Data Block and Chunk Design in HestiaStore
This document describes the structure and purpose of Block
and Chunk
objects in the HestiaStore storage engine.
Block
A Block is the lowest-level physical unit of storage. It has a fixed size (typically a multiple of 4KB) and is directly written to disk.
Key Characteristics:
- Fixed Size: Determined by
BlockFile#getBlockSize()
. - Header: Each block includes a header with metadata (e.g. magic number, CRC32 checksum, data length).
- Payload: The remaining portion of the block contains user data (
getPayloadSize()
returns the usable size).
Block Header Format:
Offset | Size | Field | Description |
---|---|---|---|
0 | 4 B | magic |
Identifier for block integrity check |
4 | 4 B | crc32 |
CRC checksum for payload verification |
8 | 4 B | dataLength |
Actual size of data in the block |
12+ | N/A | payload |
User data payload |
Blocks are stored and retrieved via the BlockFile
abstraction.
Chunk
A Chunk represents a variable-sized, logical data unit stored inside a block. It is used to store optionally compressed sets of key-value pairs.
Key Characteristics:
- Variable Size: Can be smaller or span multiple blocks depending on compression.

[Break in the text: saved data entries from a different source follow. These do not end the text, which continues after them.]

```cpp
int32_t launch_riccati_fused(const dpilqr_batch_desc& D, const double* X, const double* U, const double* mu, double* K,
                             double* d, int32_t* singular, const int32_t* items, const int32_t* n_items, int grid_items,
                             int gains_by_item, hipStream_t st) {
    g_sweep_waves = 0;
    if (grid_items <= 0) return DPILQR_OK;
    const int n = D.k * D.n_s, m = D.k * D.n_c;
    {
        const int32_t rc_ip = launch_riccati_inprod(D, X, U, mu, K, d, singular, items, n_items, grid_items, gains_by_item, st);
        if (rc_ip != DPILQR_EUNSUPPORTED) return rc_ip;
    }
    if (grid_items <= 1024 && sweep_max_waves() >= 4 && (fused_wavefront_sweep_applies(D) || fused_wavefront_general_applies(D))) {
        const int32_t rc_team = launch_riccati_team(D, X, U, mu, K, d, singular, items, n_items, grid_items, gains_by_item, st);
        if (rc_team != DPILQR_EUNSUPPORTED) return rc_team;
    }
    const int cus = device_cus();
#define DPILQR_TRY_FUSED(NN, MM)                                                                                   \
    if (n == NN && m == MM)                                                                                        \
        return launch_wave_sweep(k_riccati_mfma<NN, MM, 4, 4, 2, true>, k_riccati_mfma<NN, MM, 8, 4, 2, true>,     \
                                 k_riccati_mfma<NN, MM, 12, 4, 2, true>, sizeof(double) * MfmaCfg<NN, MM, true>::total, \
                                 grid_items, cus, st, D.B, D.T, nullptr, mu, K, d, singular, items, n_items, gains_by_item, \
                                 cus, FusedArgs{D, X, U});
    if (fused_wavefront_sweep_applies(D)) {
        DPILQR_WAVE_SIZES(DPILQR_TRY_FUSED)
    }
#undef DPILQR_TRY_FUSED
#define DPILQR_TRY_FUSED2(NN, MM)                                                                                  \
    if (n == NN && m == MM)                                                                                        \
        return launch_wave_sweep(k_riccati_mfma_general<NN, MM, 4>, k_riccati_mfma_general<NN, MM, 8>, nullptr,    \
                                 sizeof(double) * MfmaCfg<NN, MM, 2>::total, grid_items, cus, st, D.B, D.T, mu, K, d, \
                                 singular, items, n_items, gains_by_item, cus, FusedArgs{D, X, U});
    if (fused_wavefront_general_applies(D)) {
        DPILQR_WAVE_SIZES(DPILQR_TRY_FUSED2)
    }
#undef DPILQR_TRY_FUSED2
    if (fused_workgroup_sweep_applies(D))
        return launch_riccati_wg<true>(n, m, D.n_s, D.n_c, grid_items, st, D.B, D.T, nullptr, mu, K, d, singular, items, n_items,
                                       gains_by_item, FusedArgs{D, X, U});
    return DPILQR_EUNSUPPORTED;
}

int32_t set_stamp_buffer_riccati(void* buf) {
    void* p = buf;
    HIP_TRY(hipMemcpyToSymbol(HIP_SYMBOL(g_stamp_buf), &p, sizeof(p)));
    return DPILQR_OK;
}

}
```

Baseline: 1.080 million subproblems/s.

## Add decoupled per-agent Riccati prologue for trailing steps without proximity coupling

Adds a prologue to the fused MFMA Riccati sweep. While no proximity cost is active, it runs the backward recursion for the trailing timesteps with a cheap per-agent decoupled 4x2 block update and writes the gains directly. It drops to the full coupled MFMA loop at the first step with coupling or a failed conditioning check. The cost-order key also changes from a near-step count to the index of the last dense step, which matches the new per-item cost. The price is extra code, LDS traffic and divergence in the kernel, plus a different ordering heuristic.

```diff
diff --git a/dpilqr_amd/csrc/admit_order.hpp b/dpilqr_amd/csrc/admit_order.hpp
--- a/dpilqr_amd/csrc/admit_order.hpp
+++ b/dpilqr_amd/csrc/admit_order.hpp
@@ -12,6 +12,8 @@
 
 enum CostOrder : int { kOrderOff = 0, kOrderSpread = 1, kOrderGrouped = 2 };
 constexpr int kDefaultCostOrder = kOrderSpread;
+enum CostKey : int { kKeyNearCount = 0, kKeyDenseSteps = 1 };
+constexpr int kDefaultCostKey = kKeyDenseSteps;
 
 constexpr int kOrderMinLive = 1024;
 constexpr int kOrderClasses = 64;
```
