void syrk_work_fill_grouped(int64_t P, int32_t splits, int G, const int32_t *rows, int32_t *out, int32_t *count) {
  const int64_t nw = syrk_work_count(P, splits), q = nw / 8, r = nw % 8;
  std::vector<std::vector<int32_t>> lists((size_t)G);
  for (int g = 0; g < G; ++g) {
    lists[(size_t)g].resize(4 * (size_t)nw);
    const int T = (int)((P + BM - 1) / BM), PS = 8, NP = (T + PS - 1) / PS;
    int64_t o = 0;
    int32_t *L = lists[(size_t)g].data();
    for (int s = 0; s < (splits < 1 ? 1 : splits); ++s)
      for (int pi = 0; pi < NP; ++pi)
        for (int pj = pi; pj < NP; ++pj)
          for (int tm = pi * PS; tm < (pi + 1) * PS && tm < T; ++tm) {
            if (tm < rows[g] || tm >= rows[g + 1]) continue;
            for (int tn = pj * PS; tn < (pj + 1) * PS && tn < T; ++tn) {
              if (tn < tm) continue;
              L[o++] = tm; L[o++] = tn; L[o++] = s; L[o++] = g + 1;
            }
          }
    lists[(size_t)g].resize((size_t)o);
    count[g] = (int32_t)(o / 4);
  }
  std::vector<int64_t> cap(8), pos((size_t)G, 0);
  for (int x = 0; x < 8; ++x) cap[(size_t)x] = q + (x < r ? 1 : 0);
  std::vector<std::vector<int64_t>> c((size_t)G, std::vector<int64_t>(8, 0));
  for (int g = 0; g < G; ++g) {
    if (g == G - 1) {
      for (int x = 0; x < 8; ++x) c[(size_t)g][(size_t)x] = cap[(size_t)x];
      break;
    }
    int64_t left = count[g];
    for (int x = 0; x < 8; ++x) {
      int64_t v = count[g] / 8;
      if (v > cap[(size_t)x]) v = cap[(size_t)x];
      c[(size_t)g][(size_t)x] = v;
      cap[(size_t)x] -= v;
      left -= v;
    }
    while (left > 0) {
      int best = 0;
      for (int x = 1; x < 8; ++x)
        if (cap[(size_t)x] > cap[(size_t)best]) best = x;
      c[(size_t)g][(size_t)best]++;
      cap[(size_t)best]--;
      --left;
    }
  }
  int64_t w = 0;
  for (int x = 0; x < 8; ++x)
    for (int g = 0; g < G; ++g) {
      const int32_t *L = lists[(size_t)g].data() + 4 * pos[(size_t)g];
      const int64_t n = c[(size_t)g][(size_t)x];
      for (int keep = 0; keep < 2; ++keep)
        for (int64_t e = 0; e < n; ++e)
          if ((L[4 * e] == L[4 * e + 1]) == (keep == 1)) {
            for (int k = 0; k < 4; ++k) out[4 * w + k] = L[4 * e + k];
            ++w;
          }
      pos[(size_t)g] += n;
    }
}

__global__ __launch_bounds__(64) void wait_counter_kernel(const int32_t *ctr, int32_t expect, int32_t *timed_out) {
  if (threadIdx.x != 0) return;
  const unsigned long long t0 = __builtin_amdgcn_s_memrealtime();
  while (__hip_atomic_load(ctr, __ATOMIC_RELAXED, __HIP_MEMORY_SCOPE_AGENT) < expect) {
    __builtin_amdgcn_s_sleep(64);
    if (__builtin_amdgcn_s_memrealtime() - t0 > 400000000ull) {
      __hip_atomic_store(timed_out, 1, __ATOMIC_RELAXED, __HIP_MEMORY_SCOPE_AGENT);
      break;
    }
  }
}

hipError_t launch_wait_counter(hipStream_t st, const int32_t *ctr, int32_t expect, int32_t *timed_out) {
  hipLaunchKernelGGL(wait_counter_kernel, dim3(1), dim3(64), 0, st, ctr, expect, timed_out);
  return hipGetLastError();
}
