# davidesantangelo/krep

Measured on NVIDIA H100. Metric: GB/s scanned (HBM-resident corpus), higher is better.
Workload: dtype u8

## Files before the change

krep_b200/csrc/common.h:

```cpp
#pragma once
#include <cuda_runtime.h>
#include <stdint.h>
#include <stddef.h>
#include <string>
#include <vector>
#include "../../include/krep_b200.h"

namespace kb {

static constexpr int LIT_TAG_BITS = 3;
static constexpr int AC_END_SHIFT = 24;
static constexpr int AC_LEN_SHIFT = 14;
static constexpr uint32_t AC_MAX_PATTERNS = 1u << 14;

enum FilterKind : int
{
    FILTER_ALIGNED4 = 0,
    FILTER_WINDOW4 = 1,
};

struct LitDevParams
{
    const uint8_t *text;
    uint64_t avail_len;
    uint64_t own_begin, own_end;
    uint64_t global_offset;
    int32_t prev_byte, next_byte;
    uint64_t group_begin, group_end;
    uint64_t tail_start;
    uint32_t m;
    uint32_t emit_len;
    uint32_t K[4];
    uint32_t fold;
    uint32_t win_mask;
    uint32_t mulc[3];
    const uint8_t *pat_val;
    const uint8_t *pat_mask;
    uint64_t *out;
    uint64_t cap;
    unsigned long long *counter;
    uint32_t whole_word;
    uint32_t want_positions;
};

struct AcDevTables;
struct AcHostTables;

static constexpr int MAX_DEV = 16;

struct PlanDev
{
    bool ready = false;
    uint8_t *d_pat_val = nullptr, *d_pat_mask = nullptr;
    AcDevTables *ac = nullptr;
};

struct Plan
{
    int algo = 0;
    bool is_ac = false;
    std::string pattern;
    bool case_sensitive = true;
    uint32_t m = 0, emit_len = 0;
    FilterKind filter = FILTER_ALIGNED4;
    uint32_t K[4] = {0, 0, 0, 0};
    uint32_t fold = 0xFFFFFFFFu, win_mask = 0xFFFFFFFFu;
    uint32_t whole_word = 0;
    std::vector<uint8_t> h_val, h_msk;
    bool border_free = true;
    bool built_only_matching = false;
    bool count_lines = false;
    std::vector<std::string> patterns;
    std::vector<uint32_t> pat_lens;
    uint32_t min_len = 0, max_len = 0;
    AcHostTables *ach = nullptr;
    std::string filter_name;
    PlanDev dev[MAX_DEV];
    uint64_t magic = 0x6b7265705f623230ull;
};

struct DevCtx;
void set_error(int code, const char *fmt, ...);
void clear_error();

struct ScanOut
{
    uint64_t count = 0, stored = 0;
    const uint64_t *d_keys = nullptr;
    int overflow = 0;
    const uint64_t *d_bounds = nullptr;
    const uint64_t *h_sorted = nullptr;
    int device = 0;
    uint64_t serial = 0;
};

static constexpr uint64_t LB_SAME_AS_PREV = ~0ull;
static constexpr uint64_t LB_SAME_AS_NEXT = ~0ull - 1;
static constexpr uint64_t LB_OUTSIDE_SHARD = ~0ull - 2;

int launch_scan(DevCtx &C, const Plan *plan, const krep_b200_shard_t *sh, int want_positions, cudaStream_t stream, int slot = 0);
void launch_literal(const Plan *plan, const LitDevParams &p, int sm_count, cudaStream_t s);
int ac_build_tables(Plan *plan);
void ac_free_tables(Plan *plan);
AcDevTables *ac_upload_tables(const Plan *plan);
void ac_free_device(AcDevTables *T);
struct AcLaunch
{
    const uint8_t *text;
    uint64_t avail_len, own_begin, own_end, global_offset;
    int32_t prev_byte, next_byte;
    uint64_t *out;
    uint64_t cap;
    unsigned long long *counter;
    uint32_t whole_word, want_positions;
};
void launch_ac(const Plan *plan, const AcDevTables *T, const AcLaunch &a, int sm_count, cudaStream_t s);
void count_launch(int n = 1);

struct Replay
{
    const uint64_t *keys;
    size_t n;
    const char *text;
    size_t text_len;
    uint64_t base;
    const uint64_t *bounds = nullptr;
};
uint64_t replay_literal(int algo, const search_params_t *P, bool only_matching, uint32_t m,
                        const Replay &r, match_result_t *res);
uint64_t replay_ac(const search_params_t *P, const Replay &r, match_result_t *res);
bool result_push(match_result_t *r, size_t s, size_t e);

static inline unsigned char lower_c(unsigned char c) { return (c >= 'A' && c <= 'Z') ? (unsigned char)(c + 32) : c; }
static inline bool is_alpha_c(unsigned char c) { return (c >= 'A' && c <= 'Z') || (c >= 'a' && c <= 'z'); }
static inline bool is_word_c(int c)
{
    return (c >= '0' && c <= '9') || (c >= 'A' && c <= 'Z') || (c >= 'a' && c <= 'z') || c == '_';
}

}
```

krep_b200/csrc/engine.cu:

```cuda
#include <cub/device/device_radix_sort.cuh>
#include <algorithm>
#include <chrono>
#include <cstdarg>
#include <cstdio>
#include <cstdlib>
#include <cstring>
#include <mutex>
#include <thread>
#include "common.h"
#include "corpus.h"
#include "engine.h"

namespace kb {

static thread_local int t_err = 0;
static thread_local char t_errmsg[512] = "";

void set_error(int code, const char *fmt, ...)
{
    t_err = code;
    va_list ap;
    va_start(ap, fmt);
    vsnprintf(t_errmsg, sizeof t_errmsg, fmt, ap);
    va_end(ap);
    fprintf(stderr, "krep: %s\n", t_errmsg);
}
void clear_error()
{
    t_err = 0;
    t_errmsg[0] = 0;
}

#define CK(call)                                                                                   \
    do                                                                                             \
    {                                                                                              \
        cudaError_t e_ = (call);                                                                   \
        if (e_ != cudaSuccess)                                                                     \
        {                                                                                          \
            set_error(-2, "CUDA error %s at %s:%d (%s)", cudaGetErrorName(e_), __FILE__, __LINE__, \
                      cudaGetErrorString(e_));                                                     \
            return -2;                                                                             \
        }                                                                                          \
    } while (0)

static DevCtx g_ctx[MAX_DEV];
static std::recursive_mutex g_mu;
static std::mutex g_ctx_mu;
static int g_primary = -1;
static int g_visible = -1;
static bool g_keep_visible = false;
static uint64_t g_launches = 0;
static thread_local float t_kernel_ms = 0.f;
static const std::chrono::steady_clock::time_point g_t0 = std::chrono::steady_clock::now();

std::recursive_mutex &engine_mutex() { return g_mu; }
void count_launch(int n) { __atomic_fetch_add(&g_launches, (uint64_t)n, __ATOMIC_RELAXED); }
void add_kernel_ms(float ms) { t_kernel_ms += ms; }
void reset_kernel_ms() { t_kernel_ms = 0.f; }
float get_kernel_ms() { return t_kernel_ms; }
void set_kernel_ms(float ms) { t_kernel_ms = ms; }
void get_error(ErrState *e)
{
    e->code = t_err;
    memcpy(e->msg, t_errmsg, sizeof e->msg);
}
void adopt_error(const ErrState &e)
{
    t_err = e.code;
    memcpy(t_errmsg, e.msg, sizeof t_errmsg);
}

void trace(const char *fmt, ...)
{
    static const bool on = getenv("KREP_B200_TRACE") != nullptr;
    if (!on) return;
    char buf[400];
    va_list ap;
    va_start(ap, fmt);
    vsnprintf(buf, sizeof buf, fmt, ap);
    va_end(ap);
    const double ms = std::chrono::duration<double, std::milli>(std::chrono::steady_clock::now() - g_t0).count();
    fprintf(stderr, "[krep_b200 +%.1f ms] %s\n", ms, buf);
}
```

- Stored Inside Blocks: Uses the
BlockFile
to persist data. - Compressible: Designed for efficient compression and decompression.
- Encapsulated Metadata: Chunks also have a header to ensure validity and interpretability.
Chunk Header Format:
Offset | Size | Field | Description |
---|---|---|---|
0 | 4 B | magic |
Chunk type signature |
4 | 4 B | crc32 |
CRC of compressed payload |
8 | 4 B | compressedLength |
Length of compressed data |
12 | 4 B | uncompressedLength |
Length of original (uncompressed) data |
16+ | N/A | payload |
Compressed chunk data |
Chunks are managed through the ChunkFileStore
and written using ChunkWriter
.
Relationships
BlockFile
provides the persistent storage mechanism.ChunkFileStore
maps chunk positions to blocks and provides higher-level access.- CRC validation is used in both blocks and chunks to ensure data consistency and detect corruption.